Pipeline(steps=[('featureEngineering', <__main__.featureEngineeringStage object at 0x0000022DD51478B0>), ('model', LogisticRegression())])
<__main__.featureEngineeringStage object at 0x0000022DD51478B0>
LogisticRegression()
Save the trained pipeline:
pickle.dump(pipe, open("pipeline/binary_classification_tabular_credit_loan/binary_classification_pipeline_credit_risk_sklearn.pipeline.Pipeline.sav", "wb+"))
X_test = pickle.load(open('./data/pickle_pandas_mock_binary_classification_pipeline_credit_risk_testing.sav','rb'))
y_test = pickle.load(open('./data/pickle_pandas_mock_binary_classification_pipeline_credit_risk_ytest.sav','rb'))
y_pred_lr = pipe.predict(X_test)
score = f1_score(y_pred_lr, y_test)
training_score = cross_val_score(pipe, X_train, y_train, cv=5)
print("Accuracy: %0.2f(+/- %0.2f)" % (training_score.mean(), training_score.std() * 2))
print("F1 Score: %0.2f" % (score))
Accuracy: 0.54(+/- 0.01) F1 Score: 0.00
To test pipeline models with AI Verify, prepare a model folder containing:
- A python file containing the class files that is used in the pipeline (i.e.featureEngineeringStage in this example). Tip: Remember to include the relevant library imports.
- The trained pipeline file (i.e. 'binary_classification_pipeline_credit_risk_sklearn.pipeline.Pipeline.sav' in this example)

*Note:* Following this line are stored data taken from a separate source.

ScanPlan plan_scan(const Search &q, const FzGeom &geom, uint32_t n_cus, bool with_verify, FzScanArgs &fa) {
    ScanPlan sp;
    const uint32_t L = q.plan.L;
    const uint32_t G = (uint32_t)q.plan.s.size();
    const bool in_memory = geom.seg_stride == 0;
    const uint64_t ntiles_all = (geom.buf_len + FZ_TILE_BYTES - 1) / FZ_TILE_BYTES;
    const uint64_t tile_lo = std::min<uint64_t>(ntiles_all, q.part_lo / FZ_TILE_BYTES);
    const uint64_t tile_hi = q.part_hi == ~0ull ? ntiles_all : std::min<uint64_t>(ntiles_all, (q.part_hi + FZ_TILE_BYTES - 1) / FZ_TILE_BYTES);
    const bool partial = tile_lo != 0 || tile_hi != ntiles_all;
    const uint64_t ntiles = sp.ntiles = tile_hi > tile_lo ? tile_hi - tile_lo : 0;
    constexpr uint64_t kTilesPerWg = 12;
    const uint64_t resident = (uint64_t)n_cus * 6;
    uint64_t max_grid = std::max<uint64_t>(resident, ntiles / kTilesPerWg);
    if (ntiles < resident * 120) {
        const uint64_t rounds = std::max<uint64_t>(1, (2 * ntiles + resident * 19 / 2) / (resident * 19));
        max_grid = resident * rounds;
    }
    const uint64_t min_grid = (ntiles + FZ_TITER_MAX - 1) / FZ_TITER_MAX;
    sp.grid = (uint32_t)std::max<uint64_t>(std::max<uint64_t>(1, min_grid), std::min<uint64_t>(ntiles, max_grid));
    plan_scan_regions(fa, ntiles, sp.grid, n_cus);
    if (partial) {
        fa.nreg = 1;
        fa.reg_wg0[0] = 0; fa.reg_nwg[0] = sp.grid; fa.reg_tile0[0] = tile_lo; fa.reg_end[0] = tile_hi;
    }

    const bool force_big = sw().force_big_verify;
    sp.vp = plan_verify(q);
    const VerifyPlan &vp = sp.vp;
    fa.band_w = q.mode == FZ_MODE_LEV ? 2 * q.k + 2 : 0;
    fa.win_dwords = (q.m + 2 * q.k + 6) / 4 + 1;
    const uint32_t mpad = (q.m + 15u) & ~15u;
    constexpr uint32_t target = 18u * 1024u;
    fa.vlanes = 64;
    uint32_t fused_lds;
    if (in_memory) {
        fa.win_pieces = (q.m + 2 * q.k + 3 + 15) / 16;
        fa.qcap = 128;
        while (fa.qcap > 64 && mpad + FZ_TABLE_BYTES + FZ_WAVES_PER_BLOCK * fz_wave_lds_pref_bytes(fa.qcap, fa.win_pieces) > target + 4096)
            fa.qcap >>= 1;
        fused_lds = mpad + FZ_TABLE_BYTES + FZ_WAVES_PER_BLOCK * fz_wave_lds_pref_bytes(fa.qcap, fa.win_pieces);
        if (fa.win_pieces * 16u + 16u > FZ_PAD_BACK) fused_lds = ~0u;
    } else {
        while (fa.vlanes > 16 && mpad + FZ_TABLE_BYTES + FZ_WAVES_PER_BLOCK * fz_wave_lds_bytes(fa.win_dwords, fa.band_w, fa.vlanes, true) > target)
            fa.vlanes >>= 1;
        fused_lds = mpad + FZ_TABLE_BYTES + FZ_WAVES_PER_BLOCK * fz_wave_lds_bytes(fa.win_dwords, fa.band_w, fa.vlanes, true);
    }
    fa.fused = (with_verify && !force_big && q.m <= FZ_MAX_M && q.k <= FZ_MAX_K && fused_lds <= kFusedLdsBudget &&
                (q.mode != FZ_MODE_LEV || q.k <= 4)) ? 1u : 0u;
    int bits_nw = 0;
    double per_tile = 0;
    {
        bool seen[256] = {false};
        uint32_t sigma = 0;
        for (uint32_t i = 0; i < q.m; ++i)
            if (!seen[q.p[i]]) { seen[q.p[i]] = true; ++sigma; }
        per_tile = 4096.0 * std::min<uint32_t>(G, FZ_MAX_BLOCKS_PER_LAUNCH);
        for (uint32_t i = 0; i < L && per_tile > 0.01; ++i) per_tile /= (double)std::max(2u, sigma);
    }
// ... 4 lines not shown
        bits_nw = q.m <= FZ_BITS_MAX_M(4) ? 4 : q.m <= FZ_BITS_MAX_M(1) ? 1 : 2;
        constexpr uint32_t budget = 26u * 1024u;
        const uint32_t fixed = mpad + FZ_TABLE_BYTES + FZ_PEQ_BYTES(bits_nw);
        uint32_t qc = sw().bits_qcap > 0 ? (uint32_t)sw().bits_qcap
                                         : (uint32_t)std::min(512.0, 64.0 + 32.0 * std::ceil(2.0 * per_tile / 32.0));
        while (qc > 64u && fixed + FZ_WAVES_PER_BLOCK * fz_wave_lds_pref_bytes(qc, fa.win_pieces) > budget) qc -= 32u;
        fa.qcap = qc;
        fused_lds = fixed + FZ_WAVES_PER_BLOCK * fz_wave_lds_pref_bytes(fa.qcap, fa.win_pieces);
        if (fused_lds > kFusedLdsBudget) bits_nw = 0;
        else fa.fused = 1u;
    }
    bool adapt_plain = false;
    if (!bits_nw && fa.fused && in_memory && with_verify && !sw().no_bits && per_tile > 16.0 && q.mode == FZ_MODE_SUBS) {
        const uint32_t fixed = mpad + FZ_TABLE_BYTES;
        uint32_t qc = sw().bits_qcap > 0 ? (uint32_t)sw().bits_qcap : (uint32_t)std::min(512.0, 64.0 + 32.0 * std::ceil(2.0 * per_tile / 32.0));
        while (qc > 64u && fixed + FZ_WAVES_PER_BLOCK * fz_wave_lds_pref_bytes(qc, fa.win_pieces) > target + 4096) qc -= 32u;
        if (fixed + FZ_WAVES_PER_BLOCK * fz_wave_lds_pref_bytes(qc, fa.win_pieces) <= kFusedLdsBudget) {
            adapt_plain = true;
            fa.qcap = qc;
            fused_lds = fixed + FZ_WAVES_PER_BLOCK * fz_wave_lds_pref_bytes(qc, fa.win_pieces);
        }
    }
    const bool no_wf_fuse = sw().no_wf_fuse;
    const uint32_t wf_fused_lds = mpad + FZ_TABLE_BYTES + FZ_WAVES_PER_BLOCK * fz_wave_lds_bytes(fz_wf_fused_dwords(fa.win_dwords, (uint32_t)vp.gw), 0, 1, true);
    const int wf32_env = sw().wf32;
    const bool wf_candidate = !bits_nw && !fa.fused && in_memory && with_verify && !force_big && !no_wf_fuse && vp.want_wf && !vp.big && vp.gw <= 32 &&
                              q.m <= FZ_MAX_M && wf_fused_lds <= target + 4096;
    const bool wf_fused = wf_candidate && (vp.gw == 16 || (wf32_env >= 0 ? wf32_env != 0 : per_tile > 0.1));
    if (wf_fused) { fa.fused = 1u; fused_lds = wf_fused_lds; fa.vlanes = 64; }
    sp.wfg = bits_nw ? bits_nw : adapt_plain ? 3 : wf_fused ? vp.gw : 0;
    sp.form = !with_verify ? FZ_FORM_NONE : bits_nw == 4 ? FZ_FORM_FUSED_BITS32 : bits_nw == 1 ? FZ_FORM_FUSED_BITS1 : bits_nw == 2 ? FZ_FORM_FUSED_BITS2
              : wf_fused ? FZ_FORM_FUSED_CELLS : fa.fused ? FZ_FORM_FUSED_BAND : FZ_FORM_KERNEL;
    sp.lds = fa.fused ? fused_lds : FZ_TABLE_BYTES + FZ_WAVES_PER_BLOCK * fz_wave_lds_bytes(0, 0, 64, true);
    return sp;
}
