@@ -73,28 +112,29 @@
   const int tile = item % kTiles, cb = item / kTiles;
   const int c = cb / a.blocks, j = cb % a.blocks;
   const int col = tid % W, r0 = tid / W;
-  const double2* T = a.T + (int64_t)cb * kLongRows * kLongPitch + tile * W + col;
-  constexpr int NI = N1 / 2 / kRowsPerInstr + 1;
-  double2 in[NI];
-#pragma unroll
-  for (int i = 0; i < NI; ++i) {
-    const int k1 = r0 + kRowsPerInstr * i;
-    in[i] = k1 <= N1 / 2 ? ld2<true>(T + (int64_t)k1 * kLongPitch) : make_double2(0, 0);
-  }
+  const double2* T = a.T + (int64_t)cb * kLongRows * kLongPitch + tile * W;
+  const unsigned toff = r0 * kLongPitch + col;
+  double2 in[kHalfInstr + 1];
+#pragma unroll
+  for (int i = 0; i < kHalfInstr; ++i) in[i] = ld2<true>(T + (int64_t)i * kRowsPerInstr * kLongPitch + toff);
+  in[kHalfInstr] = r0 == 0 ? ld2<true>(T + (int64_t)(N1 / 2) * kLongPitch + toff) : make_double2(0, 0);
   const TwLds<N1> tw = tw_lds_compute<N1>(ltab, tid, kColThreads);
   double2* zc = lds + (col >> 1) * FS;
-#pragma unroll
-  for (int i = 0; i < NI; ++i) {
-    const int k1 = r0 + kRowsPerInstr * i;
-    const double px = __shfl_xor(in[i].x, 1);
-    const double py = __shfl_xor(in[i].y, 1);
-    if (k1 <= N1 / 2) {
-      if (!(col & 1)) {
-        const bool edge = k1 == 0 || k1 == N1 / 2;
-        zc[lds_slot(k1)] = edge ? make_double2(in[i].x, px) : make_double2(in[i].x - py, in[i].y + px);
-      } else if (k1 != 0 && k1 != N1 / 2) {
-        zc[lds_slot(N1 - k1)] = make_double2(px + in[i].y, in[i].x - py);
-      }
+  const int sk = lds_slot(r0);
+  const int sm = lds_slot((kRowsPerInstr - r0) & (kRowsPerInstr - 1));
+  const bool even = !(col & 1);
+#pragma unroll
+  for (int i = 0; i <= kHalfInstr; ++i) {
+    const double px = lane_xor1(in[i].x);
+    const double py = lane_xor1(in[i].y);
+    if (i == kHalfInstr) {
+      if (even && r0 == 0) zc[lds_slot(N1 / 2)] = make_double2(in[i].x, px);
+    } else if (even) {
+      const bool edge = i == 0 && r0 == 0;
+      zc[lds_slot_split16(sk, kRowsPerInstr * i)] =
+          edge ? make_double2(in[i].x, px) : make_double2(in[i].x - py, in[i].y + px);
+    } else if (i != 0 || r0 != 0) {
+      zc[mirror_slot(sm, r0, i)] = make_double2(px + in[i].y, in[i].x - py);
     }
   }
   __syncthreads();
@@ -111,14 +151,25 @@
   __syncthreads();
   const double* img = reinterpret_cast<const double*>(zc) + (col & 1);
   double* y = a.y + (int64_t)c * a.y_stride;
-  const int64_t o0 = (int64_t)j * a.hop - a.skip + tile * W + col;
   const int64_t lo = (int64_t)j * a.hop;
   const int64_t hi = a.out_len < lo + a.hop ? a.out_len : lo + a.hop;
-#pragma unroll
-  for (int i = 0; i < N1 / kRowsPerInstr; ++i) {
-    const int r = r0 + kRowsPerInstr * i;
-    const int64_t o = o0 + (int64_t)r * N2;
-    if (o >= lo && o < hi) y[o] = img[2 * lds_slot(r)];
+  const int64_t origin = lo - a.skip;
+  const LongBlockRange rng = long_block_range(origin, lo, hi);
+  const LongTileBounds tb = long_tile_bounds(tile, rng);
+  y += origin;
+  const unsigned yoff = r0 * N2 + col;
+  double out[N1 / kRowsPerInstr];
+#pragma unroll
+  for (int i = 0; i < N1 / kRowsPerInstr; ++i)
+    if (long_tile_inside(i, tb)) out[i] = img[2 * lds_slot_split16(sk, kRowsPerInstr * i)];
+#pragma unroll
+  for (int i = 0; i < N1 / kRowsPerInstr; ++i)
+    if (long_tile_inside(i, tb)) (y + long_tile_first(tile, i))[yoff] = out[i];
+#pragma unroll 1
+  for (int i = long_tile_next_straddling(tb.any_first - 1, tb); i < tb.any_first + tb.any_count;
+       i = long_tile_next_straddling(i, tb)) {
+    const int first = long_tile_first(tile, i);
+    if (long_point_valid(first + (int)yoff, rng)) (y + first)[yoff] = img[2 * lds_slot(r0 + kRowsPerInstr * i)];
   }
 }
 
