__device__ __forceinline__ float fp16_chunk(const float (&in)[8], float sc, unsigned (&fw)[4], unsigned& flags) {
    fw[0] = fw[1] = fw[2] = fw[3] = 0u;
    float err2 = 0.f;
    unsigned amax = 0u, umin = 0xFFFFFFFFu, dor = 0u;
#pragma unroll
    for (int e = 0; e < 8; ++e) {
        const float ev = sc * in[e];
        const _Float16 hv = (_Float16)ev;
        fw[e >> 1] |= (unsigned)__builtin_bit_cast(unsigned short, hv) << (16 * (e & 1));
        const float dv = ev - (float)hv;
        err2 = fmaf(dv, dv, err2);
        const unsigned ab = __float_as_uint(ev) & 0x7FFFFFFFu;
        amax = max(amax, ab);
        umin = min(umin, ab - 1u);
        dor |= __float_as_uint(dv);
    }
    if (amax > 0x476A6000u ) flags |= kFlagRangeBad;
    const bool has_sub = umin < 0x38800000u - 1u;
    if ((dor & 0x7FFFFFFFu) != 0u || has_sub) flags |= kFlagHalfInexact;
    if (has_sub) {
        err2 = 0.f;
#pragma unroll
        for (int e = 0; e < 8; ++e) {
            const float ev = sc * in[e];
            const float dv = fabsf(ev) < 6.103515625e-5f ? ev : ev - (float)__builtin_bit_cast(_Float16, (unsigned short)(fw[e >> 1] >> (16 * (e & 1))));
            err2 = fmaf(dv, dv, err2);
        }
    }
    return err2;
}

An example of a pipeline model folder structure:
└── binary_classification_tabular_credit_loan
├── binary_classification_pipeline_credit_risk_sklearn.pipeline.Pipeline.sav
└── creditCustomClass.py
For the above example, users may upload the following for testing:
- Data: 'data/pickle_pandas_mock_binary_classification_pipeline_credit_risk_testing.sav'
- Ground Truth Dataset: 'data/pickle_pandas_mock_binary_classification_pipeline_credit_risk_ytest.sav' ; Select Ground Truth :
default
- Model: 'pipeline/binary_classification_tabular_credit_loan' ; Note that the model should be uploaded as a folder as it is a pipeline.